Fantasy Sports Platform Sleeper Alleges CFTC Is Breaking the Law

Last Updated: September 17, 2025 2:34 PM EDT • 2 minute read X Social Google News Link

Fantasy sports platform Sleeper is launching a legal battle against the Commodity Futures Trading Commission (CFTC).
It accuses the regulator of violating federal law by blocking its attempt to enter the prediction market industry. Milbank partner Joshua Sterling, representing Sleeper Markets LLC, sent a letter to the Office of the Inspector General (OIG) for both the CFTC and the US Department of the Treasury, alleging the CFTC improperly denied the company's application to register as a futures commission merchant (FCM) with the National Futures Association (NFA).
Sterling argued the denial amounted to an "illegal delay" and urged both OIG offices to investigate the application process.

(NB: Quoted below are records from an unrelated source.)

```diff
@@ -711,7 +839,8 @@
 };
 template <int MODEL, int COLL, int WIN>
 __device__ __forceinline__ void rollout_tpar(const TickArgs &a, const TickSmem &sm, TparSmem &ts, const int k_begin, const int n, const uint32_t robot,
-                                             float2 *stash, float4 *zbuf, float &smooth, int &ncoll, const uint32_t tick_add) {
+                                             float2 *stash, float4 *zbuf, float &smooth, int &ncoll, const WpFastSmem &wf, bool wf_on,
+                                             const uint32_t tick_add) {
     const int T = a.T, tid = threadIdx.x;
     const uint32_t inv_n = n > 1 ? (uint32_t)((0x100000000ull + (uint32_t)n - 1u) / (uint32_t)n) : 0u;
     auto div_n = [&](int i) { return n > 1 ? (int)__umulhi((uint32_t)i, inv_n) : i; };
@@ -806,7 +935,7 @@
                 const float v1 = clampf(exploit ? __fadd_rn(u.y, e.y) : e.y, a.umax1);
                 float4 ref = make_float4(0.f, 0.f, 0.f, 0.f);
                 float yaw_eff = 0.f;
-                const float c = eval_state_cost<MODEL, WIN>(a, sm, z, v0, v1, t, a.sw, ref, yaw_eff);
+                const float c = eval_state_cost<MODEL, WIN>(a, sm, z, v0, v1, t, a.sw, ref, yaw_eff, wf, wf_on);
                 const float2 q = sm.Q[t];
                 const float cc = c + (q.x * v0 + q.y * v1);
                 bool hit = false;
diff --git a/dnn-mppi-mpc_b200/csrc/mppi_kernels.cu b/dnn-mppi-mpc_b200/csrc/mppi_kernels.cu
--- a/dnn-mppi-mpc_b200/csrc/mppi_kernels.cu
+++ b/dnn-mppi-mpc_b200/csrc/mppi_kernels.cu
@@ -39,6 +39,9 @@
 #define MPPI_MERGE_TILE 1000
 #define MPPI_MERGE_GROUPS 4
 #define MPPI_MERGE_SCRATCH (MPPI_MERGE_TILE + MPPI_MERGE_GROUPS * MPPI_NF_MAX)
+#define MPPI_MERGE_SMEM_OFF 8448
+static_assert(sizeof(float) * MPPI_MERGE_SCRATCH <= MPPI_MERGE_SMEM_OFF && sizeof(float) * MPPI_MAX_PEERS * MPPI_NF_MAX <= MPPI_MERGE_SMEM_OFF &&
+              MPPI_MERGE_SMEM_OFF % 16 == 0, "merge state overlaps the merge scratch");
 static_assert(4 * MPPI_BLOCK <= MPPI_MERGE_SCRATCH || MPPI_BLOCK > 256, "merge fast path: group sums must fit the scratch");
 __device__ void merge_partials(const TickArgs &a, const float *parts, int P, MergeSmem &ms, float *sc, int stride = 0) {
     const int tid = threadIdx.x, lane = tid & 31, warp = tid >> 5;
@@ -266,7 +269,8 @@
 __device__ __forceinline__ void tick_body(const TickArgs &a, const uint32_t tick_add) {
     __shared__ TickSmem sm;
     __shared__ RunSmem run;
-    __shared__ MergeSmem ms;
+    __shared__ WpFastSmem wf;
+    MergeSmem &ms = *reinterpret_cast<MergeSmem *>(mppi_dyn_smem + MPPI_MERGE_SMEM_OFF);
     float2 *stash = reinterpret_cast<float2 *>(mppi_dyn_smem);
     float (*warpN)[2 * MPPI_MAX_T] = reinterpret_cast<float (*)[2 * MPPI_MAX_T]>(mppi_dyn_smem);
     const int tid = threadIdx.x, lane = tid & 31, warp = tid >> 5;
@@ -277,6 +281,8 @@
     if (tid < 4) sm.x0[tid] = a.x0_dev ? a.x0_dev[robot * 4 + tid] : a.x0[tid];
     __syncthreads();
     const float4 *rpath = a.path_len ? a.path + (size_t)robot * a.path_stride : a.path;
+    const bool wf_on = MPPI_WP_FAST && MPPI_WIN20_EXPANDED && WIN == 20 && a.wp_fast &&
+                       ((long long)K * (b + 1) / B - (long long)K * b / B) * T >= MPPI_WP_FAST_MIN_WORK && !(a.flags & (F_IDX_ONLY | F_FROM_S));
     const int n_path = a.path_len ? a.path_len[robot] : a.n_path;
     int s_new;
     if (WIN < 0) {
@@ -321,6 +327,9 @@
 #if MPPI_WIN20_EXPANDED
         if (WIN == 20) { __syncthreads(); fill_window_expanded(sm, nw, tid, MPPI_BLOCK); }
 #endif
+#if MPPI_WP_FAST && MPPI_WIN20_EXPANDED
+        if (WIN == 20 && wf_on) { __syncthreads(); wp_fast_build(sm, wf, nw, tid, MPPI_BLOCK); }
+#endif
         if (WIN == 0) {
             __syncthreads();
             for (int c = tid; c < (fill >> 4); c += MPPI_BLOCK) sm.cb[c] = chunk_bound(sm.wx, sm.wy, 16 * c, min(16, nw - 16 * c));
@@ -362,7 +371,7 @@
             float4 *zbuf = reinterpret_cast<float4 *>(mppi_dyn_smem + sizeof(float2) * (size_t)T * MPPI_TPAR_SLOTS);
             __shared__ TparSmem tps;
             rollout_tpar<MODEL, COLL, WIN>(a, sm, tps, base, min(k_end - base, MPPI_TPAR_SLOTS), (uint32_t)robot, stash, zbuf,
-                                           smooth[0], ncoll[0], tick_add);
+                                           smooth[0], ncoll[0], wf, wf_on, tick_add);
             if (active[0] && (a.flags & F_WRITE_S)) Srow[k[0]] = smooth[0] + MPPI_PENALTY * (float)ncoll[0];
         } else if (active[0]) {
             if (a.flags & F_FROM_S) {
@@ -371,7 +380,7 @@
                     if (active[s]) { smooth[s] = Srow[k[s]]; ncoll[s] = a.NC ? a.NC[k[s]] : 0; }
             } else {
                 rollout_samples<MODEL, COLL, SUM, INJ, WIN, SPT>(a, sm, kg, ksafe, (uint32_t)robot, exploit,
-                                                                 STASH ? stash + tid : nullptr, smooth, ncoll, tick_add);
+                                                                 STASH ? stash + tid : nullptr, smooth, ncoll, wf, wf_on, tick_add);
 #pragma unroll
                 for (int s = 0; s < SPT; ++s) {
                     if (active[s] && (a.flags & F_WRITE_S)) Srow[k[s]] = smooth[s] + MPPI_PENALTY * (float)ncoll[s];
@@ -844,8 +853,9 @@
 
 size_t mppi_tick_dyn_smem(int T, int stash) {
     const size_t small = std::max(sizeof(float) * MPPI_WARPS * 2 * MPPI_MAX_T, sizeof(float) * MPPI_MAX_PEERS * MPPI_NF_MAX);
-    if (stash == 2) return std::max((sizeof(float2) + sizeof(float4)) * MPPI_TPAR_SLOTS * (size_t)T, small);
-    return stash ? std::max(sizeof(float2) * (size_t)T * MPPI_CHUNK, small) : small;
+    const size_t merge = MPPI_MERGE_SMEM_OFF + sizeof(MergeSmem);
+    if (stash == 2) return std::max((sizeof(float2) + sizeof(float4)) * MPPI_TPAR_SLOTS * (size_t)T, std::max(small, merge));
+    return std::max(stash ? sizeof(float2) * (size_t)T * MPPI_CHUNK : small, std::max(small, merge));
 }
 
 cudaError_t mppi_launch_tick(const TickArgs &a, int model, int coll, int cost_kind, bool sum, bool inj, int stash, dim3 grid, cudaStream_t st) {
@@ -935,3 +945,15 @@
     mppi_noise_kernel<<<(a.K + 255) / 256, 256, 0, st>>>(a, d_out, robot);
     return cudaGetLastError();
 }
+
+#if MPPI_WP_FAST_PROBE
+extern "C" int mppi_wp_probe_read(unsigned long long *out, int reset) {
+    if (cudaDeviceSynchronize() != cudaSuccess) return 1;
+    if (cudaMemcpyFromSymbol(out, mppi_wp_probe_count, sizeof(mppi_wp_probe_count)) != cudaSuccess) return 1;
+    if (reset) {
+        const unsigned long long zero[5] = {0, 0, 0, 0, 0};
+        if (cudaMemcpyToSymbol(mppi_wp_probe_count, zero, sizeof(zero)) != cudaSuccess) return 1;
+    }
+    return 0;
+}
+#endif
```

The letter argues that Sleeper is entitled under the Commodity Exchange Act to register as an FCM, a designation that would allow it to partner with a designated contract market (DCM) to offer sports event contracts.
Sterling added that the NFA was prepared to approve Sleeper's application in August before the CFTC directed the association to withhold it without providing an explanation. He further claimed the agency has "no discretion to delay approval of materially complete FCM applications."
Sterling's letter followed a lack of response from the CFTC after an earlier request to Acting Chairman Caroline Pham. He accused the commission of "abuse, mismanagement, and a waste" of regulatory authority, adding that FCMs have no role in exchange operations and that blocking Sleeper's application hinders competition and innovation.
The OIGs of both the Treasury and CFTC are now reviewing the allegations, which could lead to administrative or legal action.
Polymarket advances with regulatory support
While Sleeper faces regulatory obstacles, rival prediction market operator Polymarket appears set to move forward under U.S. law after a favorable CFTC development. It's moving closer to operating legally in the United States following a recent no-action letter by the Commodity Futures Trading Commission (CFTC).
“Polymarket has been given the green light to go live in the USA by the @CFTC,” Shayne Coplan, Polymarket CEO, said in a post on X. “Credit to the Commission and Staff for their impressive work. This process has been accomplished in record timing.”
Earlier this year, Polymarket acquired QCEX in a deal valued at $112 million, which provided it with direct access to a fully licensed exchange and clearing system in the US. The CFTC confirmed that it will not pursue enforcement action against QCX or its participants for failing to meet swap-related reporting obligations, as long as the activity remains within the limits specified in the relief.
The shift comes during a period of increasing capital flowing into prediction markets. Kalshi recently secured $185 million in funding, pushing its valuation to $2 billion. At the same time, Polymarket has also attracted backing, including investment from 1789 Capital, a firm with ties to Donald Trump Jr.